Освободившись от наручников, Элвис успел спустить в яму ящики с ПЗРК в яму, сбросить на них тела Задорожного и Столярова, закопать могилу и кое-как заровнять грунт. Он хотел бросить поверх земляного холмика несколько лопат гравия, но не успел, дохлый фонарик мигнул напоследок и погас навсегда.
Элвис поднялся наверх, присев на железную балку, выкурил сигарету и осмотрел своею добычу. Потыкал пальцем в кнопки мобильника Задорожного, высветился номер телефона, куда звонил покойный майор. Элвис трижды вслух повторил цифры, сунул телефон в карман, посмотрел содержимое бумажников. Денег негусто, но это лучше, чем ничего. Хорошо бы сейчас откопать ящик со стрелковым оружием, стволы, возможно, пригодятся. Но эти археологические раскопки займут как минимум час, а то и все два. Слишком долго, надо поскорее двигать отсюда.
Возможно, выстрелы кто-то слышал. В окрестностях недостроенного завода бродят грибники, где-то тут наверняка путаются бродяги или мальчишки из ближней деревни. Покойные офицеры оставили в наследство два заряженных пистолета и две снаряженные обоймы. Элвис спрятал оружие в багажнике под запаской, захлопнул крышку. Теперь можно ехать, на тачке с блатными фээсбэшными номерами не тормознут менты.

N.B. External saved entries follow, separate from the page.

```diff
@@ -357,6 +389,36 @@
   }
 }
 
+#ifdef CVB_PAIR_PRETANGLE
+template <int LOG2N, bool OWN = false>
+__device__ __forceinline__ void c2r_pretangle_load(cplx (&v)[FftPlan<LOG2N>::E], cplx* xch, int t,
+                                                   const cplx* __restrict__ tw) {
+  using Pl = FftPlan<LOG2N>;
+  constexpr int N = Pl::N, T = Pl::T, E = Pl::E, S = T + T / 16;
+  constexpr float scale = 1.0f / (2.0f * N);
+  auto own = [&](int e) -> cplx* { return (T % 16 == 0) ? xch + pad16(t) + e * S : xch + pad16(t + e * T); };
+  auto par = [&](int e) -> cplx* { return (T % 16 == 0) ? xch + pad16(N - t) - e * S : xch + pad16(N - t - e * T); };
+  const cplx* twp = tw + twiddle_offset(LOG2N) + t;
+#pragma unroll
+  for (int e = 0; e < E / 2; ++e) {
+    const cplx x = OWN ? v[e] : *own(e);
+    const cplx xp = cconj(*par(e));
+    const cplx w = cconj(__ldg(twp + e * T));
+    const cplx s = cadd(x, xp), q = cmul_i(cmul(w, csub(x, xp)));
+    v[e] = cadd_scaled(s, q, scale);
+    if (e > 0 || t > 0) *par(e) = cconj(cscale(csub(s, q), scale));
+  }
+  if (t == 0) {
+    const cplx x = OWN ? v[E / 2] : *own(E / 2);
+    const cplx xp = cconj(x);
+    const cplx w = cconj(__ldg(twp + (E / 2) * T));
+    *own(E / 2) = cadd_scaled(cadd(x, xp), cmul_i(cmul(w, csub(x, xp))), scale);
+  }
+  group_sync<LOG2N>();
+#pragma unroll
+  for (int e = E / 2; e < E; ++e) v[e] = *own(e);
+}
+#else
 template <int LOG2N, bool OWN = false>
 __device__ __forceinline__ void c2r_pretangle_load(cplx (&v)[FftPlan<LOG2N>::E], const cplx* xch, int t,
                                                    const cplx* __restrict__ tw) {
@@ -390,6 +452,7 @@
     v[e] = cadd_scaled(s, wd, scale);
   }
 }
+#endif
 
 template <int LOG2N>
 __device__ __forceinline__ float group_sum(float val, float* scratch, int t) {
diff --git a/include/clifford_b200.h b/include/clifford_b200.h
--- a/include/clifford_b200.h
+++ b/include/clifford_b200.h
@@ -157,6 +157,8 @@
 CVB_API int cvb_ps_halfangle_icdf_table(float* out, long long capacity_floats, int* n_kappa, int* n_nodes,
                                         float* kappa_max);
 
+CVB_API int cvb_fft_twiddle_table(float* out, long long capacity_floats, long long* n_entries);
+
 CVB_API int cvb_philox_fill(unsigned int* out, long long n_vec4, unsigned long long seed, unsigned long long offset,
                     void* stream);
 
```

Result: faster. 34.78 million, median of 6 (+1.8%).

Он протер ботинки и кожанку тряпкой, сполоснул лицо дождевой водой из бочки, уселся на водительское место и нажал на газ.
***
Последние сутки Дима Радченко, позабыв покой и сон, рыскал по Москве в поисках Кости Логинова. Тот пообещал быстро сделать паспорта для Бобрика и как в воду канул. Ни паспортов, ни самого Кости. Мобильник был отключен. У женщины по имени Зоя, где он появлялся пару раз в неделю, его никто не видел. В гараж не заезжал, общим знакомым не звонил. На исходе дня, объездив полгорода, побывав по пяти адресам, Радченко оказался у старого дома в районе Сокольников. Дверь открыл небритый верзила, татуированный с ног до головы. Задрав майку без рукавов, он долго чесал волосатый живот и разглядывал адвокатское удостоверение.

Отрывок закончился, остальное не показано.